* Your goal:
The line containing "if (rc != CTG_OK) return bail(rc);" marks where to begin. Write out that line and every line after it exactly, through the last line below.

[[ Dataset records, beginning ]]

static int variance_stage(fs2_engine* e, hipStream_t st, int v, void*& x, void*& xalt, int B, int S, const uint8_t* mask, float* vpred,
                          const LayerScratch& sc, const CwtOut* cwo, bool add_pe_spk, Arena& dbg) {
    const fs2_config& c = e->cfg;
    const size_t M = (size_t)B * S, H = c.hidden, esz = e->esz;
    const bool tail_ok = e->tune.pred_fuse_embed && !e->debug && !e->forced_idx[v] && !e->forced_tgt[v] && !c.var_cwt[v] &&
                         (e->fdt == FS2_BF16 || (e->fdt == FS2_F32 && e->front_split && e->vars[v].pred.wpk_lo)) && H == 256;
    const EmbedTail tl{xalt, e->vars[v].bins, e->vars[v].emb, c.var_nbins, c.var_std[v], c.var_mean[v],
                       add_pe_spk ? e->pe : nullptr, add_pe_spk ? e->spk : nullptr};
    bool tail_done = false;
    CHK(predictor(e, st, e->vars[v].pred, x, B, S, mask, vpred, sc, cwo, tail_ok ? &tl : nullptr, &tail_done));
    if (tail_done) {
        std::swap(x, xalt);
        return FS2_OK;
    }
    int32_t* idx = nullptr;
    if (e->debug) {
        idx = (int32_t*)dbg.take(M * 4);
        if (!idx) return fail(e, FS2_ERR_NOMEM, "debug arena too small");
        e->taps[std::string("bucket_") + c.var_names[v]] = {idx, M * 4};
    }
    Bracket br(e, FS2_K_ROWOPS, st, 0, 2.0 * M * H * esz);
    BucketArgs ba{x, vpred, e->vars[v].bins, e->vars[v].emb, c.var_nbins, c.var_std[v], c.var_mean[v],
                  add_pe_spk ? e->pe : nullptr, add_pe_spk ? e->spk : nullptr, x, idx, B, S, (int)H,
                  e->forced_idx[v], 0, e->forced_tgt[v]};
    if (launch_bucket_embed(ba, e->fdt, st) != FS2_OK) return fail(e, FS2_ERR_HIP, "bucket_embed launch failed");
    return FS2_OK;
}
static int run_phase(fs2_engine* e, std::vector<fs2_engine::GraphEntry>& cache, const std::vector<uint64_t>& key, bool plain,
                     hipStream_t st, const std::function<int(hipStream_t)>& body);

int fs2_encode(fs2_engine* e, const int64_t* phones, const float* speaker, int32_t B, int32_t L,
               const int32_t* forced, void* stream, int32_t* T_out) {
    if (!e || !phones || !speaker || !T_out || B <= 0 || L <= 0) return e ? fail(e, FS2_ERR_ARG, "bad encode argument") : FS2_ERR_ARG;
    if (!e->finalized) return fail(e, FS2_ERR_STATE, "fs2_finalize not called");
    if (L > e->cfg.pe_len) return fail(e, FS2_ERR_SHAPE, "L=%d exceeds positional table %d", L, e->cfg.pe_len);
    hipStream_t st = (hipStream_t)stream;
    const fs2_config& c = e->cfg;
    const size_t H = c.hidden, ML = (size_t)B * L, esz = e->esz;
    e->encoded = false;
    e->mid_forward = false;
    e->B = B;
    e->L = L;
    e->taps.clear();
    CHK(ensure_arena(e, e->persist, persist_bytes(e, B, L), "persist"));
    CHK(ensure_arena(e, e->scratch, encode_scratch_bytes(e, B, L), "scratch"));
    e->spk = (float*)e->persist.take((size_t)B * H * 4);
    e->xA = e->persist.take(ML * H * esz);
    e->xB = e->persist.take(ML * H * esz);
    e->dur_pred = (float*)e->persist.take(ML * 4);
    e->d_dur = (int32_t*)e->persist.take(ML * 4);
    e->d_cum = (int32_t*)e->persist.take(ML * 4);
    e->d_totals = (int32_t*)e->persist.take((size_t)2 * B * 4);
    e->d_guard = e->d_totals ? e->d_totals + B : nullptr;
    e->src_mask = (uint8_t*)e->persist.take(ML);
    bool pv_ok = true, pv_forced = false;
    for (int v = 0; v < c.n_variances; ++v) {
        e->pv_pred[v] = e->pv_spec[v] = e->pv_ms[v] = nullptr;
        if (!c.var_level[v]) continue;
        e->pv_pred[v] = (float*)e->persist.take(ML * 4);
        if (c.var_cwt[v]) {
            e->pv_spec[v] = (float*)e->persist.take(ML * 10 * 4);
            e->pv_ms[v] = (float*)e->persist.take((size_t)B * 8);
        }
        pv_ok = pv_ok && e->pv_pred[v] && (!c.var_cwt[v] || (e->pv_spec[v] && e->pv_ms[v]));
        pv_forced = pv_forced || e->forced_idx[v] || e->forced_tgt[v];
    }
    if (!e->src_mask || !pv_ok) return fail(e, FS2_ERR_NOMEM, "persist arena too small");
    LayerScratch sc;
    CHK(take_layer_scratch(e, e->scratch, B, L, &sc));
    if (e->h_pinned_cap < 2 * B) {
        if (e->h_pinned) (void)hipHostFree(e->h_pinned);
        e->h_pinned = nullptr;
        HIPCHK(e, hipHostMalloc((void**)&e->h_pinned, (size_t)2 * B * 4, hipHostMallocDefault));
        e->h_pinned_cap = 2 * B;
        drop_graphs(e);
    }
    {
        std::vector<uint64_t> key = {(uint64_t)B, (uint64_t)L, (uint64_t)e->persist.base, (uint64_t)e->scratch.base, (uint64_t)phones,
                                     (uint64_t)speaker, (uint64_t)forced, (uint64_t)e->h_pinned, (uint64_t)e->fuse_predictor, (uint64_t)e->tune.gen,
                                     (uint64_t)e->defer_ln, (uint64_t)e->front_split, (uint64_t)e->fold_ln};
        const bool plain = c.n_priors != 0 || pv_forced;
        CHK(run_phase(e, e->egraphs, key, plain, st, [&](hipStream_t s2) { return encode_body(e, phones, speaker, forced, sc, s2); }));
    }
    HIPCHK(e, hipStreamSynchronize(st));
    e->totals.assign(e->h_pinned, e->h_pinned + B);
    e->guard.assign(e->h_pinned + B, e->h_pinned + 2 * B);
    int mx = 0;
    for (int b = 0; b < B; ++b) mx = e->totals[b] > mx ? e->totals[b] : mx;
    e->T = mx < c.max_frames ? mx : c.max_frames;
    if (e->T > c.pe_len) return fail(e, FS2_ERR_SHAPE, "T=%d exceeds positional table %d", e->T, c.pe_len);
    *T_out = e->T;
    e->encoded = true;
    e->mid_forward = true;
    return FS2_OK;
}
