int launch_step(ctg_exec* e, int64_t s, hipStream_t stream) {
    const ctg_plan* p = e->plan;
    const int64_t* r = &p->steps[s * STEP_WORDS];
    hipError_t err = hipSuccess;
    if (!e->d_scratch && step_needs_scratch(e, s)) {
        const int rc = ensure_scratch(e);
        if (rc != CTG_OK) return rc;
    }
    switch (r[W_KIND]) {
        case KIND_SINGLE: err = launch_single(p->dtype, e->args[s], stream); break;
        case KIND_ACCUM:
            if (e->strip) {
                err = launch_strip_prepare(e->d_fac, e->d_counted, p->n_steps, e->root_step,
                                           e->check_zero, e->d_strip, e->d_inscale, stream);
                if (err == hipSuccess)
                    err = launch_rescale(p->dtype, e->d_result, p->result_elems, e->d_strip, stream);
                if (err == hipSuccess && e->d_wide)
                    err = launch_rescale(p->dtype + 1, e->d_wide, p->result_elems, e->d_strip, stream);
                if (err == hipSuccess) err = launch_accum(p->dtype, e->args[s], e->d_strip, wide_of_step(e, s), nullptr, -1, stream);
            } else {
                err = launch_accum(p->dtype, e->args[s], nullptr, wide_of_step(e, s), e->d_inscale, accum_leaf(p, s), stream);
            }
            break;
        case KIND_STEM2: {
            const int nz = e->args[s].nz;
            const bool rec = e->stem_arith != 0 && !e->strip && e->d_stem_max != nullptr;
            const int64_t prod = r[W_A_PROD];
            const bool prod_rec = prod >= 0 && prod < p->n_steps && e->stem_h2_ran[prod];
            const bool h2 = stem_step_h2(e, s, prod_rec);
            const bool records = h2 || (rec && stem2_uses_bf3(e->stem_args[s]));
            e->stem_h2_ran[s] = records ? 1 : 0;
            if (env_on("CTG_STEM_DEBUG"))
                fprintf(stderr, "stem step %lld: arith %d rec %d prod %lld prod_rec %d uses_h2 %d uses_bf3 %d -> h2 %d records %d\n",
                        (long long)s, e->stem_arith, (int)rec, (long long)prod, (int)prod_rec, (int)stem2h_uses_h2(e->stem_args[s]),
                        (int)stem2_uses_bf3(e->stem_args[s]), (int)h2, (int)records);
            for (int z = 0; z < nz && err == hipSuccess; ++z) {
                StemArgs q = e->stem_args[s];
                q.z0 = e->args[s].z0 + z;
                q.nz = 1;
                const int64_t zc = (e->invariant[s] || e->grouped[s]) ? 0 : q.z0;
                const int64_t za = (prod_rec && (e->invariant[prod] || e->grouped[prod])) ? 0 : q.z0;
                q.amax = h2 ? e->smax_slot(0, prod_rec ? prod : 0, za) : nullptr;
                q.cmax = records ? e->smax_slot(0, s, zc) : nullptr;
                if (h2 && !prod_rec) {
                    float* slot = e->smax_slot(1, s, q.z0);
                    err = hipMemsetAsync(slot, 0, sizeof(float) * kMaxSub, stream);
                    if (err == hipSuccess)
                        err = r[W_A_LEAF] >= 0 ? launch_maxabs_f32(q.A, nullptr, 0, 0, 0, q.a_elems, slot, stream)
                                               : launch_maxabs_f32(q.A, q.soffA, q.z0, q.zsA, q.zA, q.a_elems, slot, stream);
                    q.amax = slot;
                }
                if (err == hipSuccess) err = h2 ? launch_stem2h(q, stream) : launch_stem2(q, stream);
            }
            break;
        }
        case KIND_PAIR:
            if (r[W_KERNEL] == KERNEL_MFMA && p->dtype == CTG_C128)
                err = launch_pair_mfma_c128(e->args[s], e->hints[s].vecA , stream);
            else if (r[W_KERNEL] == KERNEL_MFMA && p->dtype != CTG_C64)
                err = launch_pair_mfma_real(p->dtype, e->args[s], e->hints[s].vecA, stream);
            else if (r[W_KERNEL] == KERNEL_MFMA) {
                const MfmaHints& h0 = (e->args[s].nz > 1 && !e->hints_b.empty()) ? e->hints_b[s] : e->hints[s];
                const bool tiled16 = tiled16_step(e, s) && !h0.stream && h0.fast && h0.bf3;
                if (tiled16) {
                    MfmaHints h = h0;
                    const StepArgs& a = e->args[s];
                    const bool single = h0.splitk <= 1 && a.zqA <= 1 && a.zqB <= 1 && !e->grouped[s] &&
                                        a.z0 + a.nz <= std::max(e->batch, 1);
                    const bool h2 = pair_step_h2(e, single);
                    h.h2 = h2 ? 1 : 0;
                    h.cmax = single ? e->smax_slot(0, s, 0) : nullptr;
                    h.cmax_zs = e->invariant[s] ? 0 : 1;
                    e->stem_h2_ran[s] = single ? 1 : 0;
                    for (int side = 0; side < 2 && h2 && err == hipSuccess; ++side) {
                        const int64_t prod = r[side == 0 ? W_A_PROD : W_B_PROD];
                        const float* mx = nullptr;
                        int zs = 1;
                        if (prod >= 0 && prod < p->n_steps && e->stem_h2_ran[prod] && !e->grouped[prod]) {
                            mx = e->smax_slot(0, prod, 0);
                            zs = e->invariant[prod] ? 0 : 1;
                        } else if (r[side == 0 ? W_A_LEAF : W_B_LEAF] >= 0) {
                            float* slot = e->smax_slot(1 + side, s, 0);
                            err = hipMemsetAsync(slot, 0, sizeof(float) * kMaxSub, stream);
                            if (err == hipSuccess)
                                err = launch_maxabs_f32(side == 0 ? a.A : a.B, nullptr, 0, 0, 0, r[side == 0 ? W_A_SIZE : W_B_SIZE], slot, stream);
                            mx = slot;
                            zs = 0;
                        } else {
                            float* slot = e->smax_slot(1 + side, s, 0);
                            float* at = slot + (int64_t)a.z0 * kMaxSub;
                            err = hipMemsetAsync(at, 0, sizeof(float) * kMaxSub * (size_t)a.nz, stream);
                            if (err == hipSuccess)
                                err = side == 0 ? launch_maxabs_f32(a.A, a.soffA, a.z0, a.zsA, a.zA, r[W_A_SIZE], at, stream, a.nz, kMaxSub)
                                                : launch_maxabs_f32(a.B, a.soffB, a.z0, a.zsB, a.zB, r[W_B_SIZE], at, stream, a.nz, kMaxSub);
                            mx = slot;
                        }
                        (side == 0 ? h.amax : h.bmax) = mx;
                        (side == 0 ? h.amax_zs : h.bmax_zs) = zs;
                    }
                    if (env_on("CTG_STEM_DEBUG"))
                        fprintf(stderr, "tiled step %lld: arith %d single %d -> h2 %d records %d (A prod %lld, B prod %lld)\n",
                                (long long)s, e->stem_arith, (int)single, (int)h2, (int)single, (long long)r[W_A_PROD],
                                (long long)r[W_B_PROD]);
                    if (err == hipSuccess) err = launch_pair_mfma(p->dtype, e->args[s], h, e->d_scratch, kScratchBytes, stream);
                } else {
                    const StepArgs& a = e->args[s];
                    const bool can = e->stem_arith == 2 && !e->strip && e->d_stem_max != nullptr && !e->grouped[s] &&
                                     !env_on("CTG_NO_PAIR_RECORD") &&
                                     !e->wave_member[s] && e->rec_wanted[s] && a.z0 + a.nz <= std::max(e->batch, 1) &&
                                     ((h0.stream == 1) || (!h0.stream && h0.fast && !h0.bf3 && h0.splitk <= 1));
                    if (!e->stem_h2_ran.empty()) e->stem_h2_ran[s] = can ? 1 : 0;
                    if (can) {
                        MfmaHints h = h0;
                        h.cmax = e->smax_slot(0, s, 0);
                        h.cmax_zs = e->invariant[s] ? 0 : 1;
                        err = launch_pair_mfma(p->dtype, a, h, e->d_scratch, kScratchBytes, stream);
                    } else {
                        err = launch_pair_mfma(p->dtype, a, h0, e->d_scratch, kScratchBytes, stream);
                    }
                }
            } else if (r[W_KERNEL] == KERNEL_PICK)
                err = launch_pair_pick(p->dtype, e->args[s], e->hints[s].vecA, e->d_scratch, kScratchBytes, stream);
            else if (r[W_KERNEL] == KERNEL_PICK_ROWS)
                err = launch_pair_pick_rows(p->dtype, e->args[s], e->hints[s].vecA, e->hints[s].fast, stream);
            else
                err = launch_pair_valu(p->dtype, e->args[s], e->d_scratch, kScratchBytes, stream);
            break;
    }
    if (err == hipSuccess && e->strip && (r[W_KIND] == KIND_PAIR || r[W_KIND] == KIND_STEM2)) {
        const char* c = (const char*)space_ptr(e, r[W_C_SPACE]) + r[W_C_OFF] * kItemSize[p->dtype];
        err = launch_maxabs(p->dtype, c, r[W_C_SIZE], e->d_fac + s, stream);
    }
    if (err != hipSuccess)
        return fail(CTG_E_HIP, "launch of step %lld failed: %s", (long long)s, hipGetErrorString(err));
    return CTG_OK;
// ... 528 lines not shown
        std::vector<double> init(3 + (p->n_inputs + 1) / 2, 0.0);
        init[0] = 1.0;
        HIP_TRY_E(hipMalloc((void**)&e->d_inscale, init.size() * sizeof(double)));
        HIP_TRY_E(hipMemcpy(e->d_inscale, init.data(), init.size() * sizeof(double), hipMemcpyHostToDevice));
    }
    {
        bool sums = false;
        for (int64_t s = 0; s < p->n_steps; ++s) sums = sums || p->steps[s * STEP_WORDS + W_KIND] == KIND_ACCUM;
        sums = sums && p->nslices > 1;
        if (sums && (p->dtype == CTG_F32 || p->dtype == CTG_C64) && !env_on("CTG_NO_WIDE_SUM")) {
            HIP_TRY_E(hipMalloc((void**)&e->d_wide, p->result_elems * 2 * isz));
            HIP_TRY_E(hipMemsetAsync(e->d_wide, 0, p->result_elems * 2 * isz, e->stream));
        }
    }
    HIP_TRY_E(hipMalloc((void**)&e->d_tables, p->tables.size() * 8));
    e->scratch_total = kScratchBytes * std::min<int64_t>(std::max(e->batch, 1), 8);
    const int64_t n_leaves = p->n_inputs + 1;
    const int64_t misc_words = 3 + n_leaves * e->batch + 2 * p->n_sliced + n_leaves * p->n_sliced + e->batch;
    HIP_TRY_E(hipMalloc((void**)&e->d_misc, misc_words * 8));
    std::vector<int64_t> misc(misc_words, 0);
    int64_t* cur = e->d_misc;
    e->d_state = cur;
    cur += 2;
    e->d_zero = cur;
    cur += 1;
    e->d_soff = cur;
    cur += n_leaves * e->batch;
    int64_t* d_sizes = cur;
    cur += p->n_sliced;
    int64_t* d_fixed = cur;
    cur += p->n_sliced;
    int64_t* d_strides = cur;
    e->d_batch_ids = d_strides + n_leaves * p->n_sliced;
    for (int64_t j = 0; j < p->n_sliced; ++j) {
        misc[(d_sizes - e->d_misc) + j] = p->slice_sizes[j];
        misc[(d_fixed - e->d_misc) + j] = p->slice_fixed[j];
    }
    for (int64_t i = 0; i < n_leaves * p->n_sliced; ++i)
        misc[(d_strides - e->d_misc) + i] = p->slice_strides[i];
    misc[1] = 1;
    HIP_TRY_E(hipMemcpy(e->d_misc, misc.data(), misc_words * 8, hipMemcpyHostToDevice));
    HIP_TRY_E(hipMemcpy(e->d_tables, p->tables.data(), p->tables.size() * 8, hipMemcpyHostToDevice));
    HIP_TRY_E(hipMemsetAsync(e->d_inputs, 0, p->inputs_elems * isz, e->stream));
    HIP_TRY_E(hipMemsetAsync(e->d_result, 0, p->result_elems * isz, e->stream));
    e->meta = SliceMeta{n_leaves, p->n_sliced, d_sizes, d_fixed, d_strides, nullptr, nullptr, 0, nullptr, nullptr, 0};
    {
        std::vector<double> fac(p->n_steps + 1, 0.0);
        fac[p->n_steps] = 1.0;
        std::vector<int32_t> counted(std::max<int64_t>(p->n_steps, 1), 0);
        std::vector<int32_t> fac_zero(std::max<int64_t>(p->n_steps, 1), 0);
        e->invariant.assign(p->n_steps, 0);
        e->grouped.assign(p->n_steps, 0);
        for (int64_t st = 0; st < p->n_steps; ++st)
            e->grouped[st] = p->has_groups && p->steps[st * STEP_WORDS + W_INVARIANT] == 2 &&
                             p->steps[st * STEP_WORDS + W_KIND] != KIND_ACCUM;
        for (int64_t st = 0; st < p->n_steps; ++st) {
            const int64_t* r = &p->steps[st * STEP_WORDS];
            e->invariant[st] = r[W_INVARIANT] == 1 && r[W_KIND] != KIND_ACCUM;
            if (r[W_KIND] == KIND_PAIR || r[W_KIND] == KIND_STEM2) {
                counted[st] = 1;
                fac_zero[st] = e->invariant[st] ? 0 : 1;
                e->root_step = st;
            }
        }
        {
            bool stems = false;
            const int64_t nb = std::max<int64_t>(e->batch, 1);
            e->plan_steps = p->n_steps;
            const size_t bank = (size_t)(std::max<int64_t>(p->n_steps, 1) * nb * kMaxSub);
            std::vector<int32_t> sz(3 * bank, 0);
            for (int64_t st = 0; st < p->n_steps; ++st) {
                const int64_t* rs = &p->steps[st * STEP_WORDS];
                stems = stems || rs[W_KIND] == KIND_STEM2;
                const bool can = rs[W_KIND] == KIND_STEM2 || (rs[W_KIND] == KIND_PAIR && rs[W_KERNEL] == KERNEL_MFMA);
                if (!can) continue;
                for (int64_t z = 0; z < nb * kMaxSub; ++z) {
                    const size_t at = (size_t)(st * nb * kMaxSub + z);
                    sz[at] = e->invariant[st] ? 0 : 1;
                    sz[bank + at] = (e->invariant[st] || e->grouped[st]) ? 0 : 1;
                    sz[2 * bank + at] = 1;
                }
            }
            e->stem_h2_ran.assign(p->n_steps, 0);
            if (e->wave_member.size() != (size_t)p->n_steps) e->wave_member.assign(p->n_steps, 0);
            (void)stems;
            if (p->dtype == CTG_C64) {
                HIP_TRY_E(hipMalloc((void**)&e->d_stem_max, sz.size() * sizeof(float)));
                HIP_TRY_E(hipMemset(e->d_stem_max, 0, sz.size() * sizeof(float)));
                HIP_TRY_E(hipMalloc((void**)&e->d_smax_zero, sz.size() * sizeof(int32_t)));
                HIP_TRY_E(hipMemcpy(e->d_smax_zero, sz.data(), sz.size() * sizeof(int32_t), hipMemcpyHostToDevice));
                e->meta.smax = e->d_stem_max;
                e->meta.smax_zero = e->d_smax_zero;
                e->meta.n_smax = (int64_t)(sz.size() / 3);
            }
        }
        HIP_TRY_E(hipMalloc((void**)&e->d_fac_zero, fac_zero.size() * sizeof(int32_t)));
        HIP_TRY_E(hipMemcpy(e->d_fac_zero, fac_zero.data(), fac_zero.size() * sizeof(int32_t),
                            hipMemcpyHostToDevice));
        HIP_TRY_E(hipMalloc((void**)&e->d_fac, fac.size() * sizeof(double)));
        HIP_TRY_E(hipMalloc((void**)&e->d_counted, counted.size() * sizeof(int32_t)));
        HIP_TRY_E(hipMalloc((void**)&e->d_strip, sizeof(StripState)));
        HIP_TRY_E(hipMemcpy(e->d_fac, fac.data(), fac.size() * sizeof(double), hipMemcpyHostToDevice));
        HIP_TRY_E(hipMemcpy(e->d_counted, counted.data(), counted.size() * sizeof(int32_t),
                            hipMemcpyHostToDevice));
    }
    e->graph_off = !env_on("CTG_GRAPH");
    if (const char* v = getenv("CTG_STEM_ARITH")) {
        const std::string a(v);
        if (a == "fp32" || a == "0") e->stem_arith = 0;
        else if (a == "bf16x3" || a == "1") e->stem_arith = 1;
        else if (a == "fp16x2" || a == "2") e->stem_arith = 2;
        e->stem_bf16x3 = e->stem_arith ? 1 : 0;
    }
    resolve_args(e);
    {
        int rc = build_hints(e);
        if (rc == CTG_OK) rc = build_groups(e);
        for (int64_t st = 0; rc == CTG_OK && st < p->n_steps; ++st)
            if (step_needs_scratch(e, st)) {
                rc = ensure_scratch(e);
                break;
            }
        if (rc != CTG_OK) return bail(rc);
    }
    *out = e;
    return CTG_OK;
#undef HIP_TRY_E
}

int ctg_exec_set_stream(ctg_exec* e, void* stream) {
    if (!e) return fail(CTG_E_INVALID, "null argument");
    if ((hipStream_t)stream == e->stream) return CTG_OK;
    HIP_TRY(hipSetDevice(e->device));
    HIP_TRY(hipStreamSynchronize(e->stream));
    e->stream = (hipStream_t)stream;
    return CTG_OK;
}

[[ Dataset records, end ]]

* Solution for this exercise:
        if (rc != CTG_OK) return bail(rc);
    }
    *out = e;
    return CTG_OK;
#undef HIP_TRY_E
}

int ctg_exec_set_stream(ctg_exec* e, void* stream) {
    if (!e) return fail(CTG_E_INVALID, "null argument");
    if ((hipStream_t)stream == e->stream) return CTG_OK;
    HIP_TRY(hipSetDevice(e->device));
    HIP_TRY(hipStreamSynchronize(e->stream));
    e->stream = (hipStream_t)stream;
    return CTG_OK;
}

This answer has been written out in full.